The ping graph shows the time required to transfer a packet across the HSI (High Speed Interconnect) cable.
All other graphs are a mere breakdown of the latency components such as "Total Latency," "Prepare Time," "Prepare Latency" and "Transfer Latency," all rather self-explanatory.
The same thing is seen when we click on the Overhead alarm, so see the drilldowns displaying a breakdown of the overhead issues: "The Cluster Overhead graph compares waits due to the RAC interconnect to non-RAC waits. The recent data shows the RAC waits as a significant percentage of the overall waits, resulting in the Overhead alarm being fired."
As you can see on the right, all the color coding says it all.
Global Cache Alarm (GCA)
GCA is further split into the Cache Miss Rate alarm, the Corrupt Blocks alarm and the Lost Blocks alarm. So what is a cache miss? When a user requests a data block, the block is cached in the SGA for re-use by other sessions until such time as the block is not used and the space is required for other data. A "cache miss" occurs when a data block requested by the user session is not found in the local SGA, and the block has to be obtained from a remote instance, or read from disk.
The Cache Miss Rate metric indicates the percentage of such requests that cannot be satisfied from the local cache, and it directly affects the overall performance of the cluster. When it exceeds a threshold, a Global Cache Local Miss Rate alarm is fired. Possible causes of this alarm are:
- Hot Blocks (A hot block is the most wanted block; think of certain queries in your mission critical application which are good candidates for top 10 queries)
- Inappropriately sized local cache (If your local cache does not have the data, the global cache will be requested).
Check out the print screen:
The Miss Type graph gives a breakdown of the misses for Current Block requests (for an Update operation) or for Consistent Block requests (for a Read operation). The other three graphs delve in further details such as the total misses, current blocks misses and consistent blocks misses.
Now it is a totally different story with corrupt blocks. Yes, we do have them too, dont we? SoRAC raises separate alarms for corrupt and lost blocks. As the manual states,
"The Corrupt Blocks alarm is raised when the number of corrupt blocks exceeds a threshold as a proportion of total global cache consistent read requests. The Lost Blocks alarm is similar, but is based on the number of lost blocks. Possible causes of these alarms are:
- The cluster interconnect (which I sometimes call HSI) is overloaded by excessive number of block.
- Checksum processes have been disabled and can no longer identify corrupted blocks."
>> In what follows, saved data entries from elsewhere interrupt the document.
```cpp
template <int PREC, int GB> struct WaveStep {
    typedef typename Prec<PREC>::real real;
    typedef typename Prec<PREC>::mixed mixed;
    typedef typename Prec<PREC>::real4 real4;
    typedef typename Prec<PREC>::mixed4 mixed4;
    const TileArgs& a;
    TileEnv<PREC, GB>* e;
    const double* s_scale;
    mixed *ix, *iy, *iz, *im, *jx, *jy, *jz;
    mixed4* __restrict__ velm; real4* __restrict__ posq; float4* __restrict__ pcorr;
    int lane, G, nw;
    bool use_com, hardwall;
    mixed dt, fscale;
    PatternWord pw;
    __device__ __forceinline__ WaveStep(const TileArgs& a_, TileEnv<PREC, GB>* e_, const double* s_scale_, mixed* img, const int lane_)
        : a(a_), e(e_), s_scale(s_scale_), ix(img), iy(img + WAVE_SLOTS), iz(img + 2 * WAVE_SLOTS), im(img + 3 * WAVE_SLOTS),
          jx(img + 4 * WAVE_SLOTS), jy(img + 5 * WAVE_SLOTS), jz(img + 6 * WAVE_SLOTS),
          velm(reinterpret_cast<mixed4*>(a_.velm)), posq(reinterpret_cast<real4*>(a_.posq)), pcorr(reinterpret_cast<float4*>(a_.posq_corr)),
          lane(lane_), G(a_.num_groups), nw(a_.num_wtiles), use_com(a_.use_com != 0), hardwall(a_.hardwall != 0),
          dt((mixed)a_.dt), fscale((mixed)(0.5 * a_.dt / 4294967296.0)) {}
    __device__ __forceinline__ static void wfence() {
        __builtin_amdgcn_fence(__ATOMIC_RELEASE, "wavefront");
        __builtin_amdgcn_wave_barrier();
        __builtin_amdgcn_fence(__ATOMIC_ACQUIRE, "wavefront");
    }
    __device__ __forceinline__ void bounds(const int ww, WaveBounds& b) const {
        const int2* t = a.wave_tile + (a.reverse ? nw - 1 - ww : ww);
        b.ws = t[0].x; b.y = t[0].y; b.n = t[1].x - b.ws;
    }
    __device__ __forceinline__ void load_vf(const WaveBounds& b, WStepIn<PREC>& in) {
        const int idx = b.ws + lane;
        const bool patterned = pw.of(a, (uint32_t)b.y >> 8, lane);
        mixed4 v = mk4((mixed)0, (mixed)0, (mixed)0, (mixed)0);
        uint32_t meta = 64u << 10;
        long long fx = 0, fy = 0, fz = 0;
        if (lane < b.n) {
            v = reinterpret_cast<const mixed4*>(a.velm)[idx];
            if (!patterned) meta = a.wmeta[idx];
            fx = a.force[idx]; fy = a.force[idx + a.padded]; fz = a.force[idx + 2 * a.padded];
        }
        if (patterned && lane < b.n) meta = pw.word;
        in.v = v; in.meta = meta; in.fx = fx; in.fy = fy; in.fz = fz;
    }
    __device__ __forceinline__ void load_x(const WaveBounds& b, WStepIn<PREC>& in) const {
        const int idx = b.ws + lane;
        if (lane < b.n) {
            in.p = reinterpret_cast<const real4*>(a.posq)[idx];
            if (PREC == TGNH_PREC_MIXED) in.c = reinterpret_cast<const float4*>(a.posq_corr)[idx];
        }
    }
    template <bool KICK = true>
    __device__ __forceinline__ void prepare(WStepIn<PREC>& t, const WaveBounds& bd, const bool ke) {
        mixed4& v = t.v;
        const uint32_t m = t.meta;
        t.mass = v.w != 0 ? rcp_(v.w) : (mixed)0;
        if (KICK) {
            const mixed c = fscale * v.w;
            v.x += c * force_as(t.fx, (mixed)0);
            v.y += c * force_as(t.fy, (mixed)0);
            v.z += c * force_as(t.fz, (mixed)0);
        }
        ix[lane] = v.x; iy[lane] = v.y; iz[lane] = v.z; im[lane] = t.mass;
        wfence();
        mixed cx = 0, cy = 0, cz = 0;
        if (use_com) {
            const int j = (int)((m >> 17) & 63u), n1 = (int)((m >> 23) & 63u);
            const int first = lane - j;
            mixed px = 0, py = 0, pz = 0, pm = 0;
            for (int k = 0; k < (bd.y & 255); k++) {
                if (k <= n1) {
                    const mixed um = im[first + k];
                    px += ix[first + k] * um; py += iy[first + k] * um; pz += iz[first + k] * um; pm += um;
                }
            }
            const mixed wq = rcp_(pm);
            cx = px * wq; cy = py * wq; cz = pz * wq;
            if (ke && j == 0 && lane < bd.n)
                e->ke_com += ((double)cx * cx + (double)cy * cy + (double)cz * cz) * (double)pm;
        }
        t.cx = cx; t.cy = cy; t.cz = cz;
        if (ke) {
            const uint32_t role = m & 3u, g = (m >> 2) & 255u;
            const double rx = v.x - cx, ry = v.y - cy, rz = v.z - cz;
            double val = v.w != 0 ? (rx * rx + ry * ry + rz * rz) * (double)t.mass : 0.0;
            if (role == ROLE_DRUDE) {
                const int pl = lane + (int)((m >> 10) & 127u) - 64;
                const double dx = ix[pl] - v.x, dy = iy[pl] - v.y, dz = iz[pl] - v.z;
                const double mass1 = t.mass, mass2 = im[pl];
                const double mu = mass1 * mass2 * rcp_(mass1 + mass2);
                const double d = (dx * dx + dy * dy + dz * dz) * mu;
                e->ke_drude += d;
                val -= d;
            }
#pragma unroll
            for (int b = 0; b < GB; b++) e->ke_g[b] += (g == (uint32_t)b) ? val : 0.0;
        }
    }
    __device__ __forceinline__ void finish(WStepIn<PREC>& t, const WaveBounds& bd) {
        mixed4 v = t.v;
        const uint32_t m = t.meta;
        const uint32_t role = m & 3u, g = (m >> 2) & 255u;
        const int pl = lane + (int)((m >> 10) & 127u) - 64;
        const mixed mass = t.mass, cx = t.cx, cy = t.cy, cz = t.cz;
        const mixed s_com = (mixed)s_scale[G], s_drude = (mixed)s_scale[G + 1], s_g = (mixed)s_scale[g];
        mixed px = t.p.x, py = t.p.y, pz = t.p.z;
        const real pq = t.p.w;
        if (PREC == TGNH_PREC_MIXED) { px += (mixed)t.c.x; py += (mixed)t.c.y; pz += (mixed)t.c.z; }
        if (role == ROLE_NORMAL) {
            if (v.w != 0) {
                const mixed rx = v.x - cx, ry = v.y - cy, rz = v.z - cz;
                v.x = s_g * rx + s_com * (v.x - rx);
                v.y = s_g * ry + s_com * (v.y - ry);
                v.z = s_g * rz + s_com * (v.z - rz);
            }
        } else {
            const mixed ux = ix[pl], uy = iy[pl], uz = iz[pl], um = im[pl];
            const mixed rsx = v.x - cx, rsy = v.y - cy, rsz = v.z - cz;
            const mixed rpx = ux - cx, rpy = uy - cy, rpz = uz - cz;
            const mixed invTot = rcp_(mass + um);
            const mixed msf = invTot * mass, mpf = invTot * um;
            const mixed sdp = s_drude * mpf;
            v.x = s_g * (rsx * msf + rpx * mpf) + sdp * (rsx - rpx) + s_com * (v.x - rsx);
            v.y = s_g * (rsy * msf + rpy * mpf) + sdp * (rsy - rpy) + s_com * (v.y - rsy);
            v.z = s_g * (rsz * msf + rpz * mpf) + sdp * (rsz - rpz) + s_com * (v.z - rsz);
        }
        if (v.w != 0) {
            const mixed c = fscale * v.w;
            v.x += c * force_as(t.fx, (mixed)0);
            v.y += c * force_as(t.fy, (mixed)0);
            v.z += c * force_as(t.fz, (mixed)0);
            px += dt * v.x; py += dt * v.y; pz += dt * v.z;
        }
        if (hardwall) {
            wfence();
            ix[lane] = v.x; iy[lane] = v.y; iz[lane] = v.z;
            jx[lane] = px; jy[lane] = py; jz[lane] = pz;
            wfence();
            if (role != ROLE_NORMAL) {
                const mixed maxd = (mixed)a.max_dist, hws = (mixed)a.hw_scale;
                const mixed sxd = px - jx[pl], syd = py - jy[pl], szd = pz - jz[pl];
                const mixed d2 = sxd * sxd + syd * syd + szd * szd;
                if (d2 > maxd * maxd) {
                    const mixed4 uv = mk4(ix[pl], iy[pl], iz[pl], im[pl]);
                    const bool is_d = role == ROLE_DRUDE;
                    const mixed4 vel1 = is_d ? v : uv, vel2 = is_d ? uv : v;
                    const mixed dx = is_d ? sxd : -sxd, dy = is_d ? syd : -syd, dz = is_d ? szd : -szd;
                    const mixed r = sqrt_(d2);
                    const mixed rInv = rcp_(r);
                    if (rInv * maxd < (mixed)0.5) atomicOr(a.status, 1u);
                    const mixed bx = dx * rInv, by = dy * rInv, bz = dz * rInv;
                    const mixed mass1 = is_d ? mass : uv.w, mass2 = is_d ? uv.w : mass;
                    const mixed deltaR = r - maxd;
                    mixed deltaT = dt;
                    mixed dotvr1 = vel1.x * bx + vel1.y * by + vel1.z * bz;
                    const mixed vp1x = vel1.x - bx * dotvr1, vp1y = vel1.y - by * dotvr1, vp1z = vel1.z - bz * dotvr1;
                    const mixed invTot = rcp_(mass1 + mass2);
                    mixed dotvr2 = vel2.x * bx + vel2.y * by + vel2.z * bz;
                    const mixed vp2x = vel2.x - bx * dotvr2, vp2y = vel2.y - by * dotvr2, vp2z = vel2.z - bz * dotvr2;
                    const mixed vbCMass = (mass1 * dotvr1 + mass2 * dotvr2) * invTot;
                    dotvr1 -= vbCMass;
                    dotvr2 -= vbCMass;
                    if (dotvr1 != dotvr2) deltaT = deltaR / abs_(dotvr1 - dotvr2);
                    if (deltaT > dt) deltaT = dt;
                    const mixed vBond = hws / sqrt_(mass1);
                    dotvr1 = -dotvr1 * vBond * mass2 * invTot / abs_(dotvr1);
                    dotvr2 = -dotvr2 * vBond * mass1 * invTot / abs_(dotvr2);
                    const mixed dr1 = -deltaR * mass2 * invTot + deltaT * dotvr1;
                    const mixed dr2 = deltaR * mass1 * invTot + deltaT * dotvr2;
                    dotvr1 += vbCMass;
                    dotvr2 += vbCMass;
                    if (is_d) {
                        px += bx * dr1; py += by * dr1; pz += bz * dr1;
                        v.x = vp1x + bx * dotvr1; v.y = vp1y + by * dotvr1; v.z = vp1z + bz * dotvr1;
                    } else {
                        px += bx * dr2; py += by * dr2; pz += bz * dr2;
                        v.x = vp2x + bx * dotvr2; v.y = vp2y + by * dotvr2; v.z = vp2z + bz * dotvr2;
                    }
                }
            }
        }
        wfence();
        if (lane < bd.n) {
            const int idx = bd.ws + lane;
            velm[idx] = v;
            store_position<PREC>(posq, pcorr, idx, px, py, pz, pq);
        }
    }
};

}
#endif
```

Check out this print screen:
As you can see, there are blocks lost (top left).
Well, we know by now what ASM is. And yes, we do have alarms related to ASM as well. This print screen shows a total I/O activity on an ASM instance.
SoRAC can raise an ASM Service Time alarm when the average time taken to perform a read on the ASM instance has exceeded a specified threshold value. This indicates that the ASM subsystem is performing poorly. "Service time represents the response time of a disk plus any wait time experienced during disk operations."
As you can see clearly below, the two graphs show I/O throughput and service time overhead.
"ASM service time alarms will typically be associated with alarms for the service time of the shared disk subsystem as a whole. However, because ASM disk groups can be shared across multiple RAC clusters and because a cluster may comprise both ASM and non-ASM storage, it is possible that this alarm might fire independently of the normal disk alarms."
In this last SoRAC article, we have seen that we are using a highly intelligent tool, which displays all of the information graphically. Needless to say, it is indeed a very handy tool for DBAs. So, what are you waiting for, go ahead and try it out!